A critical role for the right fronto-insular cortex in switching between central-executive and default-mode networks

Devarajan Sridharan1,2, Daniel J. Levitin3, Vinod Menon4,5,2
1Department of Psychiatry and Behavioral Sciences, Stanford University School of Medicine, Stanford, CA 94305, USA. [email protected]
2Program in Neuroscience, and
3Department of Psychology, School of Computer Science and Program in Behavioural Neuroscience, McGill University, 1205 Avenue Penfield, Montreal, QC, Canada H3A 1B1
4Department of Psychiatry and Behavioral Sciences
5Neuroscience Institute at Stanford, Stanford University School of Medicine, Stanford, CA 94305 and

Tóm tắt

Cognitively demanding tasks that evoke activation in the brain's central-executive network (CEN) have been consistently shown to evoke decreased activation (deactivation) in the default-mode network (DMN).
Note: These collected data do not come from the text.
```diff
@@ -46,30 +48,39 @@
 #pragma unroll
     for (int s = 0; s < KS; ++s) {
         if constexpr (HALF) {
-            const int co = s / 6, ky = s % 6 - 2 * (m >> 3);
-            wreg[s] = (ky >= 0 && ky <= 3) ? w[((m & 7) * CO + co) * 16 + ky * 4 + kq] : 0.f;
+            const int co = s >> 1, ky = (s & 1) + 2 - 2 * (m >> 3);
+            wreg[s] = w[((m & 7) * CO + co) * 16 + ky * 4 + kq];
         } else {
             wreg[s] = m < CI ? w[(m * CO + (s >> 2)) * 16 + (s & 3) * 4 + kq] : 0.f;
         }
     }
 
-    static_assert(Geo::NS4 % DM_BLOCK == 0 && PSG - Geo::PSG_RAW >= 4, "whole passes over S; a float4 of padding behind G's plane 0");
-    int g_lds[EG], g_row[EG], g_col[EG], g_ch[EG];
+    static_assert(PSG - Geo::PSG_RAW >= 4 && PSS - Geo::PSS_RAW >= 4, "a float4 of padding behind plane 0 of G and of S");
+    int g_lds[EG], g_row[HALF ? 1 : EG], g_col[HALF ? 1 : EG], g_ch[HALF ? 1 : EG], g_off[HALF ? EG : 1], g_edge[HALF ? EG : 1];
 #pragma unroll
     for (int e = 0; e < EG; ++e) {
         const int i = e * DM_BLOCK + threadIdx.x;
         const int co = i / (GROWS * C4G), rem = i - co * (GROWS * C4G), lr = rem / C4G, c4 = rem - lr * C4G;
-        g_ch[e] = i < Geo::NG4 ? co : -1;
-        g_row[e] = lr; g_col[e] = 4 * c4;
+        if constexpr (HALF) {
+            g_off[e] = i < Geo::NG4 ? ((co * OH + lr - 1) * OW + 4 * c4 - 4) * 4 : DM_TILE_VOFF_NONE;
+            g_edge[e] = (lr == 0 ? 1 : 0) | (lr == GROWS - 1 ? 2 : 0) | (c4 == 0 ? 4 : 0) | (c4 == C4G - 1 ? 8 : 0);
+            asm volatile("" : "+v"(g_off[e]));
+        } else {
+            g_ch[e] = i < Geo::NG4 ? co : -1;
+            g_row[e] = lr; g_col[e] = 4 * c4;
+        }
         g_lds[e] = i < Geo::NG4 ? co * PSG + lr * RSG + 4 * c4 : Geo::PSG_RAW;
     }
     int s_lds[ES], s_off[ES];
+    bool s_top[ES];
 #pragma unroll
     for (int e = 0; e < ES; ++e) {
         const int i = e * DM_BLOCK + threadIdx.x;
-        const int ci = i / (CT_TH * (TW / 4)), rem = i - ci * (CT_TH * (TW / 4)), lr = rem / (TW / 4), c4 = rem - lr * (TW / 4);
-        s_lds[e] = ci * PSS + lr * TW + 4 * c4;
-        s_off[e] = ((ci * H + lr) * W + 4 * c4) * 4;
+        const int ci = i / (SROWS * (TW / 4)), rem = i - ci * (SROWS * (TW / 4)), lr = rem / (TW / 4), c4 = rem - lr * (TW / 4);
+        const bool have = Geo::NS4 % DM_BLOCK == 0 || i < Geo::NS4;
+        s_lds[e] = have ? ci * PSS + lr * TW + 4 * c4 : Geo::PSS_RAW;
+        s_off[e] = have ? ((ci * H + lr - SHALO) * W + 4 * c4) * 4 : DM_TILE_VOFF_NONE;
+        s_top[e] = SHALO && lr == 0;
     }
     f32x4 rg[EG], rs[ES];
     auto coords = [&](int t, int &b, int &y0, int &x0) {
@@ -81,17 +92,22 @@
         coords(t, b, y0, x0);
         const __amdgpu_buffer_rsrc_t rG = tile_rsrc(G, (long long)b * CO * OH * OW, CO * OH * OW, live);
         const __amdgpu_buffer_rsrc_t rS = tile_rsrc(S, (long long)b * CI * H * W, CI * H * W, live);
-        const int so = (y0 * W + x0) * 4;
+        const int so = (y0 * W + x0) * 4, go = (2 * y0 * OW + 2 * x0) * 4;
+        const int edges = __builtin_amdgcn_readfirstlane((y0 == 0 ? 1 : 0) | (y0 + CT_TH == H ? 2 : 0) | (x0 == 0 ? 4 : 0) | (x0 + TW == W ? 8 : 0));
 #pragma unroll
         for (int e = 0; e < EG; ++e) {
-            const int gr = 2 * y0 - 1 + g_row[e], gc = 2 * x0 - 4 + g_col[e];
-            const bool ok = g_ch[e] >= 0 && (unsigned)gr < (unsigned)OH && (unsigned)gc < (unsigned)OW;
-            rg[e] = tile_load4(rG, ok ? ((g_ch[e] * OH + gr) * OW + gc) * 4 : DM_TILE_VOFF_NONE);
+            if constexpr (HALF) {
+                rg[e] = tile_load4(rG, (g_edge[e] & edges) ? DM_TILE_VOFF_NONE : g_off[e] + go);
+            } else {
+                const int gr = 2 * y0 - 1 + g_row[e], gc = 2 * x0 - 4 + g_col[e];
+                const bool ok = g_ch[e] >= 0 && (unsigned)gr < (unsigned)OH && (unsigned)gc < (unsigned)OW;
+                rg[e] = tile_load4(rG, ok ? ((g_ch[e] * OH + gr) * OW + gc) * 4 : DM_TILE_VOFF_NONE);
+            }
             __builtin_amdgcn_sched_barrier(0);
         }
 #pragma unroll
         for (int e = 0; e < ES; ++e) {
-            rs[e] = tile_load4(rS, s_off[e] + so);
+            rs[e] = tile_load4(rS, (s_top[e] && y0 == 0) ? DM_TILE_VOFF_NONE : s_off[e] + so);
             __builtin_amdgcn_sched_barrier(0);
         }
     };
@@ -101,7 +117,7 @@
     for (int t = 0; t < NWT; ++t) wacc[t] = (f32x4){0.f, 0.f, 0.f, 0.f};
     double s1 = 0.0;
     const int wsy = HALF ? (m >> 3) : 0;
-    const int wa = HALF ? (m & 7) * PSS + kq - wsy * TW : (m < CI ? m : 0) * PSS + kq;
+    const int wa = HALF ? (m & 7) * PSS + kq + (SHALO - wsy) * TW : (m < CI ? m : 0) * PSS + kq;
     const float wa_on = (HALF || m < CI) ? 1.f : 0.f;
     int wbt[NWT];
 #pragma unroll
@@ -132,19 +148,39 @@
         issue(tile, tile < ntiles);
 
         if constexpr (HALF) {
-            auto steps = [&](int Yr, int s0, int ns) {
-                const float on = (Yr - wsy >= 0 && Yr - wsy < CT_TH) ? 1.f : 0.f;
-                const float *pa = sS + wa + (on != 0.f ? Yr * TW : wsy * TW);
+            auto steps = [&](int Yr, int s0, int ns, bool last) {
+                const float *pa = sS + wa + (last ? Yr - 1 + wsy : Yr) * TW;
                 for (int s = s0; s < s0 + ns; ++s) {
-                    const float a = pa[4 * s] * on;
+                    const float a = (last && wsy == 0) ? 0.f : pa[4 * s];
 #pragma unroll
                     for (int t = 0; t < NWT; ++t)
                         wacc[t] = __builtin_amdgcn_mfma_f32_16x16x4f32(a, sG[wbt[t] + 2 * Yr * RSG + 8 * s], wacc[t], 0, 0, 0);
                 }
             };
-            steps(wave, 0, TW / 4);
-            steps(wave + 4, 0, TW / 4);
-            steps(CT_TH, wave * (TW / 16), TW / 16);
+            constexpr int NCH = 2 * TW / 16;
+            float sa[2][4], gb2[2][4][NWT];
+            auto request = [&](int c, int buf) {
+                const int Yr = wave + 4 * (c / (TW / 16)), s0 = 4 * (c % (TW / 16));
+#pragma unroll
+                for (int i = 0; i < 4; ++i) {
+                    sa[buf][i] = sS[wa + Yr * TW + 4 * (s0 + i)];
+#pragma unroll
+                    for (int t = 0; t < NWT; ++t) gb2[buf][i][t] = sG[wbt[t] + 2 * Yr * RSG + 8 * (s0 + i)];
+                }
+            };
+            request(0, 0);
+#pragma unroll
+            for (int c = 0; c < NCH; ++c) {
+                if (c + 1 < NCH) request(c + 1, (c + 1) & 1);
+                __builtin_amdgcn_sched_barrier(0);
+#pragma unroll
+                for (int i = 0; i < 4; ++i)
+#pragma unroll
+                    for (int t = 0; t < NWT; ++t)
+                        wacc[t] = __builtin_amdgcn_mfma_f32_16x16x4f32(sa[c & 1][i], gb2[c & 1][i][t], wacc[t], 0, 0, 0);
+                __builtin_amdgcn_sched_barrier(0);
+            }
+            if (y0 + CT_TH == H) steps(CT_TH, wave * (TW / 16), TW / 16, true);
         } else {
 #pragma unroll
             for (int rr = 0; rr < 2; ++rr) {
@@ -160,22 +196,52 @@
             }
         }
         float *__restrict__ gb = gin + (long long)b * CI * H * W + (long long)y0 * W + x0;
-#pragma unroll
-        for (int i = 0; i < MTW; ++i) {
-            const int ti = wave + 4 * i, rp = ti / CG, cg = ti - rp * CG;
-            f32x4 acc = {0.f, 0.f, 0.f, 0.f};
-            const float *pa = sG + (HALF ? 4 : 2) * rp * RSG + 2 * (16 * cg + m) + kq + 3;
-#pragma unroll
-            for (int s = 0; s < KS; ++s) {
-                const int off = HALF ? (s / 6) * PSG + (s % 6) * RSG : (s >> 2) * PSG + (s & 3) * RSG;
-                acc = __builtin_amdgcn_mfma_f32_16x16x4f32(pa[off], wreg[s], acc, 0, 0, 0);
-            }
-            const int ci = HALF ? (m & 7) : m, r = HALF ? 2 * rp + (m >> 3) : rp;
-            if (HALF || m < CI) {
-                const int off = r * TW + 16 * cg + 4 * kq;
-                if (mask_relu) acc = relu_gate4(*reinterpret_cast<const f32x4 *>(sS + ci * PSS + off), acc);
-                *reinterpret_cast<f32x4 *>(gb + ((long long)ci * H + r) * W + 16 * cg + 4 * kq) = acc;
-                s1 += (double)pair_sum4(acc);
+        auto finish = [&](f32x4 acc, int ci, int r, int cg) {
+            const int off = r * TW + 16 * cg + 4 * kq;
+            if (mask_relu) acc = relu_gate4(*reinterpret_cast<const f32x4 *>(sS + ci * PSS + off + SHALO * TW), acc);
+            *reinterpret_cast<f32x4 *>(gb + ((long long)ci * H + r) * W + 16 * cg + 4 * kq) = acc;
+            s1 += (double)pair_sum4(acc);
+        };
+        if constexpr (HALF) {
+            const int cg = wave & 1, hf = wave >> 1;
+            const float *pa = sG + 8 * hf * RSG + 2 * (16 * cg + m) + kq + 3;
+            f32x4 P[5];
+            float ga[2][KS];
+#pragma unroll
+            for (int s = 0; s < KS; ++s) ga[0][s] = pa[(s >> 1) * PSG + (s & 1) * RSG];
+#pragma unroll
+            for (int u = 0; u < 5; ++u) {
+                if (u + 1 < 5) {
+#pragma unroll
+                    for (int s = 0; s < KS; ++s) ga[(u + 1) & 1][s] = pa[(s >> 1) * PSG + (2 * (u + 1) + (s & 1)) * RSG];
+                }
+                __builtin_amdgcn_sched_barrier(0);
+                P[u] = (f32x4){0.f, 0.f, 0.f, 0.f};
+#pragma unroll
+                for (int s = 0; s < KS; ++s) P[u] = __builtin_amdgcn_mfma_f32_16x16x4f32(ga[u & 1][s], wreg[s], P[u], 0, 0, 0);
+                __builtin_amdgcn_sched_barrier(0);
+            }
+            const bool hi = m >= 8;
+#pragma unroll
+            for (int q = 0; q < 2; ++q) {
+                const f32x4 below = P[2 * q], mid = P[2 * q + 1], above = P[2 * q + 2];
+                f32x4 acc;
+                acc.x = mid.x + lane_xor8(hi ? below.x : above.x);
+                acc.y = mid.y + lane_xor8(hi ? below.y : above.y);
+                acc.z = mid.z + lane_xor8(hi ? below.z : above.z);
+                acc.w = mid.w + lane_xor8(hi ? below.w : above.w);
+                finish(acc, m & 7, 2 * (2 * hf + q) + (m >> 3), cg);
+            }
+        } else {
+#pragma unroll
+            for (int i = 0; i < MTW; ++i) {
+                const int ti = wave + 4 * i, rp = ti / CG, cg = ti - rp * CG;
+                f32x4 acc = {0.f, 0.f, 0.f, 0.f};
+                const float *pa = sG + 2 * rp * RSG + 2 * (16 * cg + m) + kq + 3;
+#pragma unroll
+                for (int s = 0; s < KS; ++s)
+                    acc = __builtin_amdgcn_mfma_f32_16x16x4f32(pa[(s >> 2) * PSG + (s & 3) * RSG], wreg[s], acc, 0, 0, 0);
+                if (m < CI) finish(acc, m, rp, cg);
             }
         }
         if (tile >= ntiles) break;
```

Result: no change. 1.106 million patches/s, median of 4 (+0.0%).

The neural mechanisms underlying this switch between activation and deactivation of large-scale brain networks remain completely unknown. Here, we use functional magnetic resonance imaging (fMRI) to investigate the mechanisms underlying switching of brain networks in three different experiments. We first examined this switching process in an auditory event segmentation task. We observed significant activation of the CEN and deactivation of the DMN, along with activation of a third network comprising the right fronto-insular cortex (rFIC) and anterior cingulate cortex (ACC), when participants perceived salient auditory event boundaries. Using chronometric techniques and Granger causality analysis, we show that the rFIC-ACC network, and the rFIC, in particular, plays a critical and causal role in switching between the CEN and the DMN. We replicated this causal connectivity pattern in two additional experiments: ( i ) a visual attention “oddball” task and ( ii ) a task-free resting state. These results indicate that the rFIC is likely to play a major role in switching between distinct brain networks across task paradigms and stimulus modalities. Our findings have important implications for a unified view of network mechanisms underlying both exogenous and endogenous cognitive control.